When the line containing "uint64_t run = wbase + incl - s;" is found in the data below, copy it and each line after it through the line containing "for (int j = j0;", exactly and with no others.

[Source records]
• • • •

__device__ __forceinline__ void introsort_block(uint64_t* a, int n, uint64_t* tmp, uint16_t* Li, uint16_t* Ri, uint32_t* segs) {
  const int tid = threadIdx.x, lane = tid & 63, wv = tid >> 6, nw = blockDim.x >> 6, nt = blockDim.x;
  const KeyLess less;
#ifdef OCT_PROF
  long long smk[24]; int nsmk = 0;
#define SMK() do { if (nsmk < 24) smk[nsmk++] = wall_clock64(); } while (0)
#else
#define SMK() do {} while (0)
#endif
  SMK();
  if (n > 16) {
    uint32_t* cnt = segs + 512;
    int lg = 0;
    for (int t = n; t > 1; t >>= 1) lg++;
    if (tid == 0) {
      segs[0] = (uint32_t)n << 13 | (uint32_t)(2 * lg) << 26;
      cnt[0] = 1;
      cnt[1] = 0;
    }
    __syncthreads();
    int cur = 0;
    for (;;) {
      const int ns = (int)cnt[cur];
      if (ns == 0) break;
      for (int k = wv; k < ns; k += nw) {
        const uint32_t sg = segs[cur * 256 + k];
        const int first = (int)(sg & 0x1FFF), last = (int)((sg >> 13) & 0x1FFF), depth = (int)(sg >> 26);
        if (last - first <= 64) {
          introsort_seg_reg(a, first, last, depth, lane);
        } else if (depth == 0) {
          if (lane == 0) is_heapsort<uint64_t, KeyLess>(a, first, last, less);
        } else {
          const int cut = last - first <= 128 ? partition_reg2(a, first, last, tmp + first, lane)
                                              : partition_wave(a, first, last, Li + first, Ri + first, lane);
          if (lane == 0) {
            const uint32_t d = (uint32_t)(depth - 1) << 26;
            if (cut - first > 16) segs[(cur ^ 1) * 256 + atomicAdd(&cnt[cur ^ 1], 1u)] = (uint32_t)first | (uint32_t)cut << 13 | d;
            if (last - cut > 16) segs[(cur ^ 1) * 256 + atomicAdd(&cnt[cur ^ 1], 1u)] = (uint32_t)cut | (uint32_t)last << 13 | d;
          }
        }
      }
      SMK();
      __syncthreads();
      if (tid == 0) cnt[cur] = 0;
      cur ^= 1;
      __syncthreads();
      SMK();
    }
  }
  SMK();
  {
    const int per = (4 * n <= nt) ? 4 : ((2 * n <= nt) ? 2 : 1);
    const int chunk = (33 + per - 1) / per;
    for (int i0 = 0; i0 < n * per; i0 += nt) {
      const int t = i0 + tid, i = min(t / per, n - 1), sub = t % per;
      const uint64_t vi = a[i];
      int c = 0;
      const int jb = i - 16 + sub * chunk, je = min(jb + chunk, i + 17);
      for (int j = jb; j < je; j++) {
        const uint64_t vj = a[min(max(j, 0), n - 1)];
        const bool inw = j >= 0 && j < n;
        c += (inw && (less(vj, vi) || (!less(vi, vj) && j < i))) ? 1 : 0;
      }
      if (per >= 2) c += __shfl_xor(c, 1);
      if (per >= 4) c += __shfl_xor(c, 2);
      if (t < n * per && sub == 0) tmp[max(0, i - 16) + c] = vi;
    }
  }
  SMK();
  __syncthreads();
  for (int i = tid; i < n; i += nt) a[i] = tmp[i];
  __syncthreads();
  SMK();
#if defined(OCT_PROF) && !defined(OCT_NO_SORT_PRINT)
  if (tid == 0 && blockIdx.x == 0 && gridDim.x > 1) {
    printf("sort n=%d:", n);
    for (int i = 1; i < nsmk; i++) printf(" %d", (int)(smk[i] - smk[i - 1]));
    printf("  (x10 ns: init | {work, barriers} per round | - | final rank | copy back)\n");
  }
#endif
#undef SMK
}

__global__ __launch_bounds__(512) void k_debug_sort(uint64_t* v, int n) {
  extern __shared__ __attribute__((aligned(16))) uint8_t smem[];
  uint64_t* a = reinterpret_cast<uint64_t*>(smem);
  uint64_t* tmp = a + n;
  uint32_t* segs = reinterpret_cast<uint32_t*>(tmp + n);
  uint16_t* Li = reinterpret_cast<uint16_t*>(segs + 516);
  uint16_t* Ri = Li + n + 4;
  const int tid = threadIdx.x;
  for (int i = tid; i < n; i += blockDim.x) a[i] = v[i];
  __syncthreads();
  if (blockDim.x == 64) introsort_wave(a, n, tmp, Li, Ri, reinterpret_cast<int*>(segs), tid);
  else introsort_block(a, n, tmp, Li, Ri, segs);
  __syncthreads();
  for (int i = tid; i < n; i += blockDim.x) v[i] = a[i];
}
hipError_t launch_debug_sort(uint64_t* d_v, int n, hipStream_t s) {
  const size_t lds = (size_t)n * 16 + 516 * 4 + (size_t)(2 * n + 16) * 2 + 64;
  hipError_t e = hipFuncSetAttribute(reinterpret_cast<const void*>(k_debug_sort),
                                     hipFuncAttributeMaxDynamicSharedMemorySize, (int)lds);
  if (e != hipSuccess) return e;
  static int flip = 0;
  hipLaunchKernelGGL(k_debug_sort, dim3(1), dim3((flip++ & 1) ? 64 : 512), lds, s, d_v, n);
  return hipGetLastError();
}

struct OctLds {
  int nx0[2], nx1[2], ny0[2], ny1[2], ncnt[2];
  int cnt4, cntr, cpos, scan, e[2], mark, bestk, tsum, cellpre;
  int total;
};
__host__ __device__ inline OctLds oct_layout(int maxn, int maxcells, int rep) {
  OctLds o;
  int off = 0;
  auto take = [&](int bytes) {
    int r = off;
    off += (bytes + 7) & ~7;
    return r;
  };
  for (int b = 0; b < 2; b++) {
    o.nx0[b] = take(maxn * 2);
    o.nx1[b] = take(maxn * 2);
    o.ny0[b] = take(maxn * 2);
    o.ny1[b] = take(maxn * 2);
    o.ncnt[b] = take(maxn * 4);
  }
  o.cnt4 = take(maxn * 16 > 4096 ? maxn * 16 : 4096);
  o.cntr = take(maxn * 16 * rep > 16400 ? maxn * 16 * rep : 16400);
  o.scan = take(maxn * 8);
  o.cpos = take(maxn * 8);
  o.e[0] = take(maxn * 8);
  o.e[1] = take(maxn * 8);
  o.mark = take(maxn * 2);
  o.bestk = take(maxn * 4);
  o.tsum = take(256 * 8 + 64);
  o.cellpre = take((maxcells + 1) * 4);
  o.total = off;
  return o;
}
__host__ __device__ inline int oct_maxn(const Geom& g) {
  int q = 0;
  for (int l = 0; l < g.nlevels; l++) q = g.lv[l].quota > q ? g.lv[l].quota : q;
  return q + 4 * kMaxIni + 8;
}
__host__ __device__ inline int oct_maxcells(const Geom& g) {
  int c = 0;
  for (int l = 0; l < g.nlevels; l++) c = g.lv[l].nCols * g.lv[l].nRows > c ? g.lv[l].nCols * g.lv[l].nRows : c;
  return c;
}
__host__ __device__ inline int oct_rep(const Geom& g) {
  const int maxn = oct_maxn(g), maxcells = oct_maxcells(g);
  if (oct_layout(maxn, maxcells, 2).total <= 78 * 1024) return 2;
  return 1;
}
size_t octree_lds_bytes(const Geom& g) { return (size_t)oct_layout(oct_maxn(g), oct_maxcells(g), oct_rep(g)).total; }

constexpr int OCT_NT = 512;
__device__ __forceinline__ uint64_t wave0_scan_u64(uint64_t* v, int n) {
  const int lane = threadIdx.x;
  const uint64_t s = lane < n ? v[lane] : 0;
  const uint64_t incl = wave_scan_dpp_u64(s);
  if (lane < n) v[lane] = incl - s;
  return readlane_u64(incl, 63);
}
__device__ __forceinline__ uint64_t block_scan_u64(uint64_t* v, int n, uint64_t* tsum) {
  const int tid = threadIdx.x, lane = tid & 63, wv = tid >> 6;
  const int per = (n + OCT_NT - 1) / OCT_NT;
  const int b = min(tid * per, n), e = min(b + per, n);
  uint64_t s = 0;
  for (int i = b; i < e; i++) s += v[i];
  const uint64_t incl = wave_scan_dpp_u64(s);
  if (lane == 63) tsum[wv] = incl;
  __syncthreads();
  uint64_t wbase = 0, total = 0;
#pragma unroll
  for (int w = 0; w < OCT_NT / 64; w++) {
    const uint64_t t = tsum[w];
    if (w < wv) wbase += t;
    total += t;
  }
  uint64_t run = wbase + incl - s;
  for (int i = b; i < e; i++) {
    const uint64_t t = v[i];
    v[i] = run;
    run += t;
  }
  __syncthreads();
  return total;
}

__device__ __forceinline__ int quadrant(int x, int y, int x0, int x1, int y0, int y1) {
  const int hx = (x1 - x0 + 1) >> 1, hy = (y1 - y0 + 1) >> 1;
  return (x < x0 + hx ? 0 : 1) | (y < y0 + hy ? 0 : 2);
}

constexpr int OCT_KMAX = 32;
constexpr int OCT_GROUP = 4;
template <bool REG>
struct OctCands {
  uint32_t rk[REG ? OCT_KMAX : 1];
  uint32_t rn2[REG ? OCT_KMAX / 2 : 1];
  uint32_t* keys;
  uint16_t* kn;
  int n;
  static constexpr uint32_t kNoCand = 0xFFFFu;
  template <class F>
  __device__ __forceinline__ void sweep(F f) {
    if constexpr (REG) {
#pragma unroll
      for (int j0 = 0; j0 < OCT_KMAX; j0 += OCT_GROUP) {
        if (j0 * OCT_NT >= n) continue;
#pragma unroll
        for (int j = j0; j < j0 + OCT_GROUP; j++)
        {
          uint32_t key = rk[j], nd = (rn2[j >> 1] >> (16 * (j & 1))) & 0xFFFFu;
          asm volatile("" : "+v"(key), "+v"(nd));
          if (nd != kNoCand) {
            f(0, key, nd);
            rn2[j >> 1] = (j & 1) ? (rn2[j >> 1] & 0xFFFFu) | (nd << 16) : (rn2[j >> 1] & 0xFFFF0000u) | nd;
          }
        }
        __builtin_amdgcn_sched_barrier(0);
      }
    } else {
      for (int k = threadIdx.x; k < n; k += OCT_NT) {
        uint32_t nd = kn[k];
        const uint32_t nd0 = nd;
        f(k, keys[k], nd);
        if (nd != nd0) kn[k] = (uint16_t)nd;
      }
    }
  }
  template <class F>
  __device__ __forceinline__ void fill(F f) {
    if constexpr (REG) {
#pragma unroll
      for (int j = 0; j < OCT_KMAX; j++) {
        const int k = (int)threadIdx.x + j * OCT_NT;
        rk[j] = 0;
        if (k < n) rk[j] = f(k);
      }
#pragma unroll
      for (int j = 0; j < OCT_KMAX; j++) {
        const int k = (int)threadIdx.x + j * OCT_NT;
        const uint32_t nd = k < n ? 0u : kNoCand;
        rn2[j >> 1] = (j & 1) ? rn2[j >> 1] | (nd << 16) : nd;
      }
    } else {
      for (int k = threadIdx.x; k < n; k += OCT_NT) {
        keys[k] = f(k);
        kn[k] = 0;
      }
    }
  }
};

struct OctCtx {
  int16_t *nx0, *nx1, *ny0, *ny1;
  uint32_t* ncnt;
  int nodeStride;
  uint32_t* cnt4;
  int nrep;
  uint32_t* cntr;
  uint16_t* cpos;
  uint64_t* scan;
  uint64_t* ebuf;
  uint16_t* mark;
  uint32_t* nmid;
  uint64_t* tsum;
  int* cellpre;
  int* s_i;
  int maxn;
  uint16_t* owner;
  int ownerBytes;
  uint8_t* tab;
  int tabBytes;
};

template <class CD>
__device__ __forceinline__ void octree_gather(CD& cd, const OctCtx& c, const LevelDev& L, int n, int cells,
                                              const uint32_t* __restrict__ sparse) {
  if (2 * n <= c.ownerBytes) {
    for (int cell = threadIdx.x; cell < cells; cell += OCT_NT) {
      const int b = c.cellpre[cell], e = min(c.cellpre[cell + 1], n);
      for (int i = b; i < e; i++) c.owner[i] = (uint16_t)cell;
    }
    __syncthreads();
    cd.fill([&](int k) {
      const int cell = c.owner[k];
      return sparse[(long long)cell * L.cellCap + (k - c.cellpre[cell])];
    });
    __syncthreads();
  } else {
    cd.fill([&](int k) {
      int lo = 0, hi = cells;
      while (hi - lo > 1) {
        const int mid = (lo + hi) >> 1;
        if (c.cellpre[mid] <= k) lo = mid; else hi = mid;
      }
      return sparse[(long long)lo * L.cellCap + (k - c.cellpre[lo])];
    });
  }
}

• • • •

§ Response:
  uint64_t run = wbase + incl - s;
  for (int i = b; i < e; i++) {
    const uint64_t t = v[i];
    v[i] = run;
    run += t;
  }
  __syncthreads();
  return total;
}

__device__ __forceinline__ int quadrant(int x, int y, int x0, int x1, int y0, int y1) {
  const int hx = (x1 - x0 + 1) >> 1, hy = (y1 - y0 + 1) >> 1;
  return (x < x0 + hx ? 0 : 1) | (y < y0 + hy ? 0 : 2);
}

constexpr int OCT_KMAX = 32;
constexpr int OCT_GROUP = 4;
template <bool REG>
struct OctCands {
  uint32_t rk[REG ? OCT_KMAX : 1];
  uint32_t rn2[REG ? OCT_KMAX / 2 : 1];
  uint32_t* keys;
  uint16_t* kn;
  int n;
  static constexpr uint32_t kNoCand = 0xFFFFu;
  template <class F>
  __device__ __forceinline__ void sweep(F f) {
    if constexpr (REG) {
#pragma unroll
      for (int j0 = 0; j0 < OCT_KMAX; j0 += OCT_GROUP) {
        if (j0 * OCT_NT >= n) continue;
#pragma unroll
        for (int j = j0; j < j0 + OCT_GROUP; j++)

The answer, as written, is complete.